Bei weiteren Fragen zu den Daiwas stehe ich dir gerne zur Verfügung


----------



## christian83 (16. Juni 2012)

*AW: Daiwa Ib one bissanzeiger set oder Anaconda Messenger Rsv?*

Habe mir auch die Daiwa Bissanzeiger geholt und bin bis dato hoch begeistert von denen, verarbeitung top, die einstellmöglichkeiten auch, und das design hat einen vorteil, sie sind hoch wie atts aber haben alle möglichen einstellmöglichkeiten, reichweitentest und diebstahlsicherung, und falls doch mal druck auf die bissanzeiger kommt dann ist der hebel nicht so extrem und es bricht nichts aus, dazu haben die daiwabissanzeiger einen integriertes schnellwechselsystem, sehr gut gelungen meiner meinung das ganze ding.


----------



## Jackson Master (17. Juni 2012)

*AW: Daiwa Ib one bissanzeiger set oder Anaconda Messenger Rsv?*

Und ie is es zwischen den delkim txi plus oder den daiwas???


----------



## Aldaron (17. Juni 2012)

*AW: Daiwa Ib one bissanzeiger set oder Anaconda Messenger Rsv?*

Dann nimm die delkim txi plus. Nach den delkims kommen aber die von daiwa


----------



## Tino (17. Juni 2012)

*AW: Daiwa Ib one bissanzeiger set oder Anaconda Messenger Rsv?*

Da würde einzig und allein der Preis für mich eine Rolle spielen.
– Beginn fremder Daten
static int set_agents_impl(bk_env* env, uint32_t n_members, const bk_agent_desc* members, const uint32_t* assets) {
  bool all_random = true;
  for (uint32_t i = 0; i < n_members; ++i) all_random = all_random && members[i].type == BK_AGENT_RANDOM;
  if (all_random) {
    std::vector<bk_random_agents> g(n_members);
    for (uint32_t i = 0; i < n_members; ++i)
      g[i] = bk_random_agents{members[i].n_agents, members[i].tick_lo, members[i].tick_hi, members[i].vol_lo,
                              members[i].vol_hi, members[i].tick_size, members[i].activity_rate};
    return bk_set_random_market_agents(env, n_members, g.data(), assets);
  }
  if (n_members > MAX_MEMBERS) return fail(BK_INVALID_ARGUMENT, "at most 4 members in a set with Noise/Momentum agents");
  if (env->agent_log)
    return fail(BK_INVALID_ARGUMENT, "the agents' order log (bk_set_agent_order_log) records RandomAgents only: "
                                     "a set with Noise / Momentum members cannot be installed on a logging env");
  if (int rc = use_device(env)) return rc;
  std::vector<MixedDesc> ds(n_members);
  uint32_t fixed_a[MAX_ASSETS];
  std::string msg;
  if (int rc = make_mixed_descs(members, n_members, assets, env->asset_tick, ds.data(), fixed_a, &msg))
    return fail(rc, msg);
  if (!mixed_capacity_ok(fixed_a, env->M, env->cfg.max_live_orders)) return fail(BK_CAPACITY, MIXED_CAPACITY_MSG);
  if (int rc = install_members(env, ds, n_members, assets, fixed_a, {})) return rc;
  env->member_id0.resize(n_members);
  for (uint32_t i = 0; i < n_members; ++i) env->member_id0[i] = members[i].agent_id_start;
  return BK_OK;
}

static int install_members(bk_env* env, const std::vector<MixedDesc>& ds, uint32_t n_members, const uint32_t* assets,
                           const uint32_t* fixed_a, std::vector<MixedDesc> table) {
  DevBuf<MixedDesc> dt;
  if (!table.empty()) {
    HIPCHK(dt.alloc(table.size()));
    HIPCHK(hipMemcpy(dt.p, table.data(), table.size() * sizeof(MixedDesc), hipMemcpyHostToDevice));
  }
  uint32_t fixed = fixed_a[0];
  HIPCHK(env->mixed_descs.alloc(n_members));
  HIPCHK(hipMemcpy(env->mixed_descs.p, ds.data(), ds.size() * sizeof(MixedDesc), hipMemcpyHostToDevice));
  env->n_mixed = n_members;
  env->n_fixed = fixed;
  env->member_type.resize(n_members);
  env->member_n.resize(n_members);
  for (uint32_t i = 0; i < n_members; ++i) env->member_type[i] = ds[i].type, env->member_n[i] = ds[i].n;
  env->member_lists_stale = true;
  env->agent_installs += 1;
  env->wl_valid = false;
  for (uint32_t i = 0; i < MAX_MEMBERS; ++i) env->member_asset[i] = (assets && i < n_members) ? assets[i] : 0u;
  for (uint32_t as = 0; as < MAX_ASSETS; ++as) env->n_fixed_a[as] = fixed_a[as];
  env->ml_valid = false;
  env->groups.clear();
  env->table.clear();
  (void)env->dtable.alloc(0);
  env->n_agents_total = 0;
  std::swap(env->dmtable.p, dt.p);
  std::swap(env->dmtable.n, dt.n);
  env->mtable.swap(table);
  env->agents_hash = env->mtable.empty() ? mixed_hash(env->member_asset, ds.data(), ds.size())
                                         : mixed_hash(env->member_asset, env->mtable.data(), env->mtable.size());
  return BK_OK;
}

int bk_set_agents_per_book(bk_env* env, uint32_t n_members, const bk_agent_desc* members, const uint32_t* assets) {
  if (!env || (!members && n_members)) return fail(BK_INVALID_ARGUMENT, "null argument");
  if (n_members == 0) return fail(BK_INVALID_ARGUMENT, "a per-unit table needs at least one member");
  if (env->M > 1 && !assets) return fail(BK_INVALID_ARGUMENT, "markets (assets > 1) need the members' assets");
  for (uint32_t i = 0; assets && i < n_members; ++i)
    if (assets[i] >= env->M) return fail(BK_INVALID_ARGUMENT, "member asset index out of range");
  const uint32_t n_units = env->cfg.n_books / env->M;
  const size_t n = static_cast<size_t>(n_units) * n_members;
  bool all_random = true;
  for (size_t k = 0; k < n; ++k) all_random = all_random && members[k].type == BK_AGENT_RANDOM;
  if (all_random) {
    std::vector<bk_random_agents> g(n);
    for (size_t k = 0; k < n; ++k)
      g[k] = bk_random_agents{members[k].n_agents, members[k].tick_lo, members[k].tick_hi, members[k].vol_lo,
                              members[k].vol_hi, members[k].tick_size, members[k].activity_rate};
    return bk_set_random_agents_per_book(env, n_members, g.data(), assets);
  }
  if (n_members > MAX_MEMBERS) return fail(BK_INVALID_ARGUMENT, "at most 4 members in a set with Noise/Momentum agents");
  if (env->agent_log)
    return fail(BK_INVALID_ARGUMENT, "the agents' order log (bk_set_agent_order_log) records RandomAgents only: "
                                     "a set with Noise / Momentum members cannot be installed on a logging env");
  std::vector<MixedDesc> t;
  uint32_t fixed_a[MAX_ASSETS];
  std::string msg;
  if (int rc = make_mixed_table(members, n_units, n_members, assets, env->M, env->asset_tick, env->cfg.max_live_orders, t,
                                fixed_a, &msg))
    return fail(rc, msg);
  if (int rc = use_device(env)) return rc;
  const std::vector<MixedDesc> row0(t.begin(), t.begin() + n_members);
  if (int rc = install_members(env, row0, n_members, assets, fixed_a, std::move(t))) return rc;
  env->member_id0.resize(n);
  for (size_t k = 0; k < n; ++k) env->member_id0[k] = members[k].agent_id_start;
  return BK_OK;
}

static void query_fused_resident(bk_env* env) {
  if (hipSetDevice(env->cfg.device) != hipSuccess) return;
  int blocks = 0, cus = 0;
  hipError_t e = by_R(env->R, [&](auto r) {
    return hipOccupancyMaxActiveBlocksPerMultiprocessor(&blocks, k_run_wave<decltype(r)::value>, 512, 0);
  });
  if (e == hipSuccess) e = hipDeviceGetAttribute(&cus, hipDeviceAttributeMultiprocessorCount, env->cfg.device);
  if (e == hipSuccess && blocks > 0 && cus > 0) env->fused_resident = static_cast<uint32_t>(blocks) * 8u * static_cast<uint32_t>(cus);
  (void)hipGetLastError();
  if (getenv("BOURSE_AMD_VERBOSE"))
    fprintf(stderr, "bourse_amd: k_run_wave<%d>: %d workgroups per CU x %d CUs -> one round holds %u books\n", env->R, blocks, cus,
            env->fused_resident);
}

static Plan env_plan(bk_env* env) {
  PlanInput in{env->R, env->cfg.n_books, env->M, !env->groups.empty(), env->n_mixed, env->pipeline, env->n_parts, env->wave_parts,
               env->min_part, env->fused_resident, env->stagger_us, env->warming, env->step_decode, env->agent_log,
               !env->table.empty(), !env->mtable.empty()};
  if (!in.fused_resident && random_books(in)) {
    query_fused_resident(env);
    in.fused_resident = env->fused_resident;
  }
  return make_plan(in);
}

int bk_run(bk_env* env, uint64_t n_steps) {
  if (!env) return fail(BK_INVALID_ARGUMENT, "null env");
  if (n_steps == 0) return BK_OK;
  const Plan pl = env_plan(env);
  if (n_steps > 0xFFFFFFFFull) return fail(BK_INVALID_ARGUMENT, "n_steps too large for one launch");
  if (int rc = use_device(env)) return rc;
  if (env->device_ingress) return fail(BK_INVALID_ARGUMENT, "bk_run cannot be mixed with submitted instructions on the same env");
  for (const BookHost& bh : env->books)
    if (!bh.queue.empty() || !bh.orders.empty())
      return fail(BK_INVALID_ARGUMENT, "bk_run cannot be mixed with host-driven orders on the same env");
  DevArgs a = env->args();
  if (a.n_groups == 0) {
    a.groups[0] = Group{};
    a.n_agents_total = 0;
  }
  const uint32_t ns = static_cast<uint32_t>(n_steps);
  if (env->n_mixed || a.n_groups) env->device_flow = true;
  const int rc = by_R(env->R, [&](auto r) -> int {
    constexpr int R = decltype(r)::value;
    WaveArgs wva{};
    if (int rc = prepare_launch<R>(env, pl, a, &wva)) return rc;
    return is_split(pl.kind) ? launch_split<R>(env, pl, a, wva, env->steps_done, ns)
                             : launch_fused<R>(env, pl, a, wva, env->steps_done, ns);
  });
  if (rc != BK_OK) return rc;
  env->steps_done += n_steps;
  if (env->agent_log) env->ingest_epoch += 1;
  return BK_OK;
}

int bk_set_agent_order_log(bk_env* env, int on) {
  if (!env) return fail(BK_INVALID_ARGUMENT, "null env");
  if (!on) {
    if (env->agent_log) return fail(BK_INVALID_ARGUMENT, "the agents' order log cannot be switched off once it is on");
    return BK_OK;
  }
  if (env->agent_log) return BK_OK;
  if (env->cfg.max_orders == 0)
    return fail(BK_INVALID_ARGUMENT, "the agents' order log needs max_orders > 0 (its capacity per book)");
  if (env->steps_done || env->device_flow)
    return fail(BK_INVALID_ARGUMENT, "switch the agents' order log on before the env's first bk_run: it could not hold "
                                     "the orders created before");
  if (env->device_ingress)
    return fail(BK_INVALID_ARGUMENT, "this env takes its instructions from device memory (bk_device_ingress_enable), which "
                                     "logs its orders already");
  if (env->n_mixed)
    return fail(BK_INVALID_ARGUMENT, "the agents' order log records RandomAgents only: this env has an AgentSet with "
                                     "Noise / Momentum members");
  for (const BookHost& bh : env->books)
    if (!bh.orders.empty() || !bh.queue.empty())
      return fail(BK_INVALID_ARGUMENT, "the agents' order log is for bk_run's on-device agents: this env holds host-driven orders");
  if (int rc = use_device(env)) return rc;
  HIPCHK(env->dorders.alloc(static_cast<size_t>(env->cfg.n_books) * env->cfg.max_orders * 2));
  env->agent_log = true;
  env->ingest_epoch += 1;
  return BK_OK;
}

int bk_warm(bk_env* env, uint64_t n_steps) {
  if (!env) return fail(BK_INVALID_ARGUMENT, "null env");
  if (n_steps == 0) return BK_OK;
  if (int rc = use_device(env)) return rc;
  const size_t sb = static_cast<size_t>(env->cfg.n_books) * env->stride, lb = static_cast<size_t>(env->cfg.n_books) * env->W;
  if (!env->warm_snap.p) HIPCHK(env->warm_snap.alloc(sb + lb));
  HIPCHK(hipMemcpyAsync(env->warm_snap.p, env->state.p, sb * 4, hipMemcpyDeviceToDevice, env->stream));
  HIPCHK(hipMemcpyAsync(env->warm_snap.p + sb, env->l2_last.p, lb * 4, hipMemcpyDeviceToDevice, env->stream));
  const uint64_t steps0 = env->steps_done;
  const bool flow0 = env->device_flow;
  env->warming = true;
  const int rc = bk_run(env, n_steps);
  env->warming = false;
  env->steps_done = steps0;
  env->device_flow = flow0;
  env->wl_valid = false;
  env->ml_valid = false;
  std::string run_err = rc != BK_OK ? g_err : std::string();
  if (rc != BK_OK)
    for (int i = 0; i < bk_env::MAX_PARTS; ++i)
      if (env->part_stream[i]) (void)hipStreamSynchronize(env->part_stream[i]);
  const hipError_t e1 = hipMemcpyAsync(env->state.p, env->warm_snap.p, sb * 4, hipMemcpyDeviceToDevice, env->stream);
  const hipError_t e2 = hipMemcpyAsync(env->l2_last.p, env->warm_snap.p + sb, lb * 4, hipMemcpyDeviceToDevice, env->stream);
  if (rc != BK_OK) return fail(rc, run_err);
// ... 126 lines not shown
  const uint32_t NB = env->cfg.n_books;
  if (!env->gather_buf.p) HIPCHK(env->gather_buf.alloc(NB));
  hipLaunchKernelGGL(k_gather_header, dim3((NB + 255) / 256), dim3(256), 0, env->stream, env->state.p, env->stride, word, n_words,
                     NB, reinterpret_cast<unsigned long long*>(env->gather_buf.p));
  HIPCHK(hipGetLastError());
  HIPCHK(hipMemcpyAsync(totals, env->gather_buf.p, static_cast<size_t>(NB) * 8, hipMemcpyDeviceToHost, env->stream));
  HIPCHK(hipStreamSynchronize(env->stream));
  return BK_OK;
}

int bk_trade_counts(bk_env* env, uint64_t* totals) {
  if (!env || !totals) return fail(BK_INVALID_ARGUMENT, "null argument");
  if (int rc = use_device(env)) return rc;
  return gather_header(env, H_TRADES_LO, 2, totals);
}

int bk_get_trades(bk_env* env, uint32_t book, uint64_t first, uint64_t n, bk_trade* out) {
  if (int rc = check_book(env, book)) return rc;
  uint64_t total = 0, base = 0;
  if (int rc = bk_trade_count(env, book, &total, &base)) return rc;
  if (first < base || first > total || n > total - first) return fail(BK_INVALID_ARGUMENT, "trade range not retained");
  if (n && !out) return fail(BK_INVALID_ARGUMENT, "null argument");
  if (first + n - base > env->cfg.trade_capacity)
    return fail(BK_CAPACITY, "trade records beyond trade_capacity were dropped");
  if (n == 0) return BK_OK;
  std::vector<DevTrade> tmp(n);
  HIPCHK(hipMemcpy(tmp.data(), env->trades.p + static_cast<size_t>(book) * env->cfg.trade_capacity + (first - base),
                   n * sizeof(DevTrade), hipMemcpyDeviceToHost));
  for (uint64_t i = 0; i < n; ++i) {
    const DevTrade& d = tmp[i];
    bk_trade& t = out[i];
    t.t = (static_cast<uint64_t>(d.t_hi) << 32) | d.t_lo;
    t.side_is_bid = d.side_is_bid;
    t.price = d.price;
    t.vol = d.vol;
    t.reserved = 0;
    t.active_order_id = d.active;
    t.passive_order_id = d.passive;
  }
  return BK_OK;
}

int bk_trades_compact(bk_env* env, uint64_t* out_total) {
  if (!env) return fail(BK_INVALID_ARGUMENT, "null env");
  if (int rc = use_device(env)) return rc;
  const uint32_t B = env->cfg.n_books;
  if (!env->tr_off.p) HIPCHK(env->tr_off.alloc(static_cast<size_t>(B) + 1));
  hipLaunchKernelGGL(k_trade_scan, dim3(1), dim3(1024), 0, env->stream, env->state.p, env->stride, B,
                     env->cfg.trade_capacity, env->tr_off.p);
  HIPCHK(hipGetLastError());
  unsigned long long total = 0;
  HIPCHK(hipMemcpyAsync(&total, env->tr_off.p + B, 8, hipMemcpyDeviceToHost, env->stream));
  HIPCHK(hipStreamSynchronize(env->stream));
  if (total > env->tr_dense.n) HIPCHK(env->tr_dense.alloc(std::max<size_t>(total + total / 4, 1024)));
  hipLaunchKernelGGL(k_trade_gather, dim3((B + 3) / 4), dim3(256), 0, env->stream, env->state.p, env->stride, B,
                     env->cfg.trade_capacity, env->trades.p, env->tr_off.p, env->tr_dense.p);
  HIPCHK(hipGetLastError());
  env->tr_total = total;
  if (out_total) *out_total = total;
  return BK_OK;
}

int bk_trades_compact_copy_async(bk_env* env, bk_trade* records, uint64_t* offsets, void* copy_stream) {
  if (!env || !offsets || (env->tr_total && !records)) return fail(BK_INVALID_ARGUMENT, "null argument");
  if (!env->tr_off.p) return fail(BK_INVALID_ARGUMENT, "call bk_trades_compact first");
  if (int rc = use_device(env)) return rc;
  hipStream_t cs = copy_stream ? static_cast<hipStream_t>(copy_stream) : env->stream;
  if (copy_stream)
    if (int rc = order_after(cs, env->stream)) return rc;
  HIPCHK(hipMemcpyAsync(offsets, env->tr_off.p, (static_cast<size_t>(env->cfg.n_books) + 1) * 8, hipMemcpyDeviceToHost, cs));
  if (env->tr_total)
    HIPCHK(hipMemcpyAsync(records, env->tr_dense.p, env->tr_total * sizeof(bk_trade), hipMemcpyDeviceToHost, cs));
  if (!copy_stream) HIPCHK(hipStreamSynchronize(cs));
  return BK_OK;
}

int bk_clear_trades(bk_env* env) {
  if (!env) return fail(BK_INVALID_ARGUMENT, "null env");
  if (int rc = use_device(env)) return rc;
  const uint32_t B = env->cfg.n_books;
  hipLaunchKernelGGL(k_book_service, dim3((B + 255) / 256), dim3(256), 0, env->stream, env->state.p, env->stride, B, 0,
                     0u);
  HIPCHK(hipGetLastError());
  return BK_OK;
}

int bk_get_order_keys(bk_env* env, uint32_t book, uint64_t first, uint64_t n, uint32_t* key_price,
                      uint64_t* key_time) {
  if (int rc = check_book(env, book)) return rc;
  if (int rc = mirror_orders(env, book)) return rc;
  BookHost& bh = env->books[book];
  if (first > bh.orders.size() || n > bh.orders.size() - first) return fail(BK_INVALID_ARGUMENT, "order range out of bounds");
  if (env->cfg.max_orders == 0) return fail(BK_INVALID_ARGUMENT, "order log disabled (max_orders == 0)");
  if (bh.n_uploaded > env->cfg.max_orders) return fail(BK_CAPACITY, "order log capacity exceeded");
  if (int rc = use_device(env)) return rc;
  if (int rc = refresh_log(env, book)) return rc;
  for (uint64_t i = 0; i < n; ++i) {
    const uint64_t id = first + i;
    if (id < bh.n_uploaded && id < bh.log_cache.size()) {
      const DevOrderLog& d = bh.log_cache[id];
      if (key_price) key_price[i] = d.key_price;
      if (key_time) key_time[i] = (static_cast<uint64_t>(d.key_hi) << 32) | d.key_lo;
    } else {
      if (key_price) key_price[i] = bh.orders[id].price;
      if (key_time) key_time[i] = 0;
    }
  }
  return BK_OK;
}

Die Daiwas sind sehr gut,mit allem was ein Pieper braucht ,wie man hier ja schon lesen kann.

Bei den Fast gleichen Ausstattungsmerkmalen wären die Daiwas für mich die erste Wahl.

Warum immens mehr Geld rausschleudern wenn man das gleiche,für viel weniger bekommt.


----------



## Jackson Master (17. Juni 2012)

*AW: Daiwa Ib one bissanzeiger set oder Anaconda Messenger Rsv?*

Und welche swinger für die daiwas aber welche zum anstecken was empehlt ihr mir da


----------



## Bodensee89 (26. Juni 2012)

*AW: Daiwa Ib one bissanzeiger set oder Anaconda Messenger Rsv?*

ist bei den daiwas das als zubehör erhältliche ladegrät für bissanzeiger, empfänger und mini empfänger gleichermaßen verwendbar ?


----------



## Aldaron (27. Juni 2012)

*AW: Daiwa Ib one bissanzeiger set oder Anaconda Messenger Rsv?*

Nein nur für den reciever ist das


----------



## Bodensee89 (27. Juni 2012)

*AW: Daiwa Ib one bissanzeiger set oder Anaconda Messenger Rsv?*

schade  

naja, werde mir die teile wohl trotzdem kaufen.


----------



## Aldaron (27. Juni 2012)

*AW: Daiwa Ib one bissanzeiger set oder Anaconda Messenger Rsv?*

Da machst du nichts falsch


----------



## Bodensee89 (7. Juli 2012)

*AW: Daiwa Ib one bissanzeiger set oder Anaconda Messenger Rsv?*

hab die daiwa piepser mittlerweile bekommen und heute durfte mir einer davon den ersten karpfen ankündigen  

klasse teile, entsprechen genau dem was ich erwartet habe.


----------



## Snoopy (2. Juli 2013)

*AW: Daiwa Ib one bissanzeiger set oder Anaconda Messenger Rsv?*

Servus,
ich habe mir letztes Jahr auch die Bissanzeiger von Daiwa besorgt und muss sie nun das erste mal reklamieren.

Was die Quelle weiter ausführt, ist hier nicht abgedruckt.